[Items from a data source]
+def stats_row(genome, passes):
+    sys.path.insert(0, ROOT)
+    from rufus_amd import capi, wgs
+    seen = []
+    inner = capi.binned_strike
+
+    def strike(ctx, *a, **kw):
+        r = inner(ctx, *a, **kw)
+        seen.append(capi.binned_strike_stats(ctx))
+        return r
+    capi.binned_strike = strike
+    n_pairs = genome * COVERAGE // (2 * READ_LEN)
+    sys_ = [capi.Synth.sample(genome, w, n_snv=max(20, min(1000, genome // 3_000_000)), seed=SEED, read_len=READ_LEN) for w in range(3)]
+    with capi.Context(0) as ctx:
+        samples = [wgs.make_sample(ctx, sy, n_pairs, 1 << 24, MIN_Q, want_good=(i == 0), compact=True) for i, sy in enumerate(sys_)]
+        trio = wgs.WgsTrio(ctx, K, JF_SIZE, LOWER, MIN_COV, MAX_DEPTH, THRESH, passes=passes)
+        trio.masks_are_views = True
+        res = trio.run(samples)
+        units, deferred = sum(s["units"] for s in seen), sum(s["deferred"] for s in seen)
+        print(f"stats     genome {genome} passes {passes}: " + "  ".join(f"strike {i}: {s['units']} units, {s['deferred']} deferred"
+                                                                          for i, s in enumerate(seen))
+              + f"   deferred share {100.0 * deferred / max(units, 1):.4f} %   mutant_kmers {res['n_mutant']}", flush=True)
+        trio.close()
+        for s in samples:
+            for b in s:
+                b.free()
+
+
+def run(args, cwd, limit, env=None, stdout=subprocess.PIPE):
+    p = subprocess.run(args, cwd=cwd, stdout=stdout, stderr=subprocess.PIPE, timeout=limit, env=dict(os.environ, **(env or {})))
+    if p.returncode != 0:
+        sys.stdout.write(f"FAILED rc {p.returncode}: {' '.join(args)} (in {cwd})\n" + p.stderr.decode()[-2000:] + "\n")
+        raise SystemExit(1)
+    return p.stdout.decode() if stdout == subprocess.PIPE else ""
+
+
+def bench_line(tree, extra=(), limit=420):
+    return json.loads(run([sys.executable, "bench.py"] + list(extra), tree, limit).strip().splitlines()[-1])
+
+
+def strike_ms(tree, label, work):
+    d = os.path.join(work, "trace_" + label)
+    run(["rocprofv3", "--kernel-trace", "--output-format", "csv", "-d", d, "-o", "t", "--", sys.executable, "bench.py", "--steps", "1",
+         "--warmup", "2", "--inner"], tree, 420)
+    src = glob.glob(os.path.join(d, "**", "t_kernel_trace.csv"), recursive=True)[0]
+    dst = os.path.join(work, label + "_stats.csv")
+    meta = json.loads(run([sys.executable, os.path.join(ROOT, "profiles", "summarize_trace.py"), src, dst], ROOT, 120).strip().splitlines()[-1])
+    out = {}
+    for r in csv.DictReader(open(dst)):
+        for name in ("k_strike_wave", "k_strike_bins", "k_strike_cands"):
+            if name + "<" in r["Name"] or name + "(" in r["Name"]:
+                c, t = out.get(name, (0, 0.0))
+                out[name] = (c + int(r["Calls"]), t + float(r["TotalDurationNs"]) / 1e6)
+    shutil.rmtree(d, ignore_errors=True)
+    total = sum(t for n, (c, t) in out.items() if n != "k_strike_cands")
+    print(f"kernel    {label:10s} " + "  ".join(f"{n} {t:.3f} ms in {c} launches" for n, (c, t) in sorted(out.items()))
+          + f"   strike per step {total:.3f} ms   all kernels of the step {meta['kernel_ms']:.1f} ms", flush=True)
+    return total, out
+
+
+def main():
+    ap = argparse.ArgumentParser()
+    ap.add_argument("--parent", default=None)
+    ap.add_argument("--variant", action="append", default=[], help="LABEL=TREE")
+    ap.add_argument("--runs", type=int, default=3)
+    ap.add_argument("--only", default="headline,kernel,pmc,stats,same")
+    ap.add_argument("--pmc-round", default="r13")
+    ap.add_argument("--commit", default="Trio strike: k_strike_wave takes the plain units, on top of 4e421fc")
+    ap.add_argument("--stats-row", action="store_true", help="(internal) the child of the `stats` row")
+    ap.add_argument("--genome", type=int, default=1_000_000_000)
+    ap.add_argument("--passes", type=int, default=2)
+    args = ap.parse_args()
+    if args.stats_row:
+        return stats_row(args.genome, args.passes)
+    only = set(args.only.split(","))
+    parent = os.path.abspath(args.parent) if args.parent else None
+    variants = [(v.split("=", 1)[0], os.path.abspath(v.split("=", 1)[1])) for v in args.variant]
+    work = tempfile.mkdtemp(prefix="strike_wave_")
+    try:
+        if "headline" in only:
+            ms = {"parent": [], "new": []}
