int kge_set_row_stash(kge_handle *h, float *stash_dev, int64_t rows);

int kge_set_hot_entities(kge_handle *h, const int32_t *ids_host, int32_t n);
int kge_rows_resident(const kge_handle *h);

int kge_train_step_sharded(kge_handle *h, int32_t mode, const kge_shard_map *map, const float *rel_dev,
                           float *grad_rel_dev, const int32_t *triples_dev, int64_t B,
                           const int32_t *neg_ent_dev, const uint8_t *neg_keep_subj_dev, uint64_t seed,
                           uint64_t step, double *loss_dev, float *scores_pos_dev, float *scores_neg_dev,
                           const float *dpos_dev, const float *dneg_dev, void *stream);

int kge_optimizer_step(kge_handle *h, const kge_optimizer_config *opt, int64_t t, float *table_dev,
                       float *grad_dev, float *slot0_dev, float *slot1_dev, int64_t rows,
                       double *reg_loss_dev, void *stream);

int kge_set_row_stamps(kge_handle *h, int32_t *ent_stamps_dev, int32_t *rel_stamps_dev);
int32_t kge_step_stamp(uint64_t step);
int kge_optimizer_step_lazy(kge_handle *h, const kge_optimizer_config *opt, int64_t t, float *table_dev,
                            float *grad_dev, float *slot0_dev, float *slot1_dev, int64_t rows,
                            const int32_t *row_stamp_dev, int32_t stamp, double *reg_loss_dev, void *stream);

int kge_optimizer_step_sharded(kge_handle *h, const kge_optimizer_config *opt, int64_t t, int32_t world,
                               int32_t rank, float *const *peer_tables, float *const *peer_grads,
                               float *slot0_shard_dev, float *slot1_shard_dev, int64_t row_begin,
                               int64_t row_end, double *reg_loss_dev, void *stream);

int kge_optimizer_step_exchange(kge_handle *h, const kge_optimizer_config *opt_ent,
                                const kge_optimizer_config *opt_rel, int64_t t, int32_t world, int32_t rank,
                                float *const *peer_tables, float *const *peer_grads, float *table_mc_dev,
                                const float *grads_mc_dev, float *zero_grads_dev,
                                float *slot0_shard_dev, float *slot1_shard_dev, int64_t row_begin,
                                int64_t row_end, uint32_t *const *peer_flags, uint32_t token, int32_t phases,
                                double *reg_loss_dev, void *stream);

int kge_set_exchange_trace(kge_handle *h, uint64_t *stamps_dev);

int kge_peer_barrier(kge_handle *h, int32_t world, int32_t rank, uint32_t *const *peer_flags, int32_t slot,
                     uint32_t token, void *stream);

→ **Aim of the exercise**
Please go over the data above and tally every line holding "genome"; reply only with the count.

→ **Response to this exercise**
6